§ What is needed
Repeat exactly, and only, the lines of the entries below from the one with "-1496,7 +1500,7 @@" through the one with "i].z += 1 << 28;", both ends included.

(Extracted data entries)
@@ -303,8 +303,8 @@
     PUT(cv_loc);
     PUT(pc_coff); PUT(pc_cld); PUT(pc_voff);
     PUT(asw); PUT(s_tnz);
-    PUT(as_dst); PUT(as_cnt); PUT(as_src0); PUT(as_aux); PUT(as_src);
-    PUT(av_loc); PUT(av_red); PUT(av_cnt); PUT(av_src0); PUT(av_i); PUT(av_src);
+    PUT(as_rec); PUT(as_src);
+    PUT(av_rec); PUT(av_src);
     PUT(pair_d); PUT(pair_o);
     PUT(cle_rec);
     for (int k = 0; k < 5; k++) PUT(clc_rec[k]);
@@ -694,8 +694,12 @@
         if (b->aux) (void)hipStreamWaitEvent(st, b->ev_fork[2], 0);
         if (D.n_pd) {
             Bracket t(*this, SWF_K_ASSEMBLE);
-            const int nbS = write_S ? nb((size_t)D.as_max_ne, 256) : 0, nbV = nb((size_t)D.as_max_nv, 256);
-            hipLaunchKernelGGL(k_assemble_flat, dim3(nbS + nbV, D.n_win), dim3(256), 0, st, D, O, write_S, nbS);
+            const int nbV = nb((size_t)D.as_max_nv, 256);
+            if (write_S) {
+                const int nbSh = nb((size_t)D.as_max_nsh, 256 * AS_EPT), nbG = nb((size_t)D.as_max_ne, 256);
+                hipLaunchKernelGGL(k_assemble_flat<true>, dim3(nbSh + nbG + nbV, D.n_win), dim3(256), 0, st, D, O, nbSh, nbG);
+            }
+            else hipLaunchKernelGGL(k_assemble_flat<false>, dim3(nbV, D.n_win), dim3(256), 0, st, D, O, 0, 0);
         }
     }
     void reduced() {
@@ -1496,7 +1500,7 @@
                                     int32_t flags, int32_t corrupt_table, int32_t corrupt_index, int32_t* info) {
     if (!windows || n <= 0 || n_cu <= 0) return fail(SWF_E_INVALID, "swf_debug_plan_check: bad arguments");
     PlanShape sh;
-    sh.n_cu = n_cu; sh.ls_variant = ls_variant; sh.ls_qpb = ls_qpb; sh.ls_grad_qpb = ls_grad_qpb; sh.no_lat_fuse = flags & 1; sh.no_chol_col = flags & 2;
+    sh.n_cu = n_cu; sh.ls_variant = ls_variant; sh.ls_qpb = ls_qpb; sh.ls_grad_qpb = ls_grad_qpb; sh.no_lat_fuse = flags & 1; sh.no_chol_col = flags & 2; sh.asm_plain = flags & 4;
     Plan B; std::string err;
     int rc = plan_build(windows, n, sh, B, err);
     if (rc != SWF_OK) return fail(rc, err);
@@ -1509,6 +1513,7 @@
         else if (corrupt_table == 5 && i < B.loc2x.size()) B.loc2x[i] ^= 1;
         else if (corrupt_table == 6 && i < B.co_voff.size()) B.co_voff[i] += 1 << 28;
         else if (corrupt_table == 7 && i < B.pair_o.size()) B.pair_o[i].q_base += 8;
+        else if (corrupt_table == 8 && i < (size_t)B.asw[0].nsh) B.as_rec[(size_t)B.asw[0].sh0 + i].z += 1 << 28;
         else return fail(SWF_E_INVALID, "swf_debug_plan_check: nothing to corrupt there");
     }
     if (info) {
diff --git a/rtk_visual_inertial_navigation_amd/csrc/swf_kernels.h b/rtk_visual_inertial_navigation_amd/csrc/swf_kernels.h
--- a/rtk_visual_inertial_navigation_amd/csrc/swf_kernels.h
+++ b/rtk_visual_inertial_navigation_amd/csrc/swf_kernels.h
@@ -1297,76 +1297,134 @@
     EST(5);
 }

§ Completed exercise
@@ -1496,7 +1500,7 @@
                                     int32_t flags, int32_t corrupt_table, int32_t corrupt_index, int32_t* info) {
     if (!windows || n <= 0 || n_cu <= 0) return fail(SWF_E_INVALID, "swf_debug_plan_check: bad arguments");
     PlanShape sh;
-    sh.n_cu = n_cu; sh.ls_variant = ls_variant; sh.ls_qpb = ls_qpb; sh.ls_grad_qpb = ls_grad_qpb; sh.no_lat_fuse = flags & 1; sh.no_chol_col = flags & 2;
+    sh.n_cu = n_cu; sh.ls_variant = ls_variant; sh.ls_qpb = ls_qpb; sh.ls_grad_qpb = ls_grad_qpb; sh.no_lat_fuse = flags & 1; sh.no_chol_col = flags & 2; sh.asm_plain = flags & 4;
     Plan B; std::string err;
     int rc = plan_build(windows, n, sh, B, err);
     if (rc != SWF_OK) return fail(rc, err);
@@ -1509,6 +1513,7 @@
         else if (corrupt_table == 5 && i < B.loc2x.size()) B.loc2x[i] ^= 1;
         else if (corrupt_table == 6 && i < B.co_voff.size()) B.co_voff[i] += 1 << 28;
         else if (corrupt_table == 7 && i < B.pair_o.size()) B.pair_o[i].q_base += 8;
+        else if (corrupt_table == 8 && i < (size_t)B.asw[0].nsh) B.as_rec[(size_t)B.asw[0].sh0 + i].z += 1 << 28;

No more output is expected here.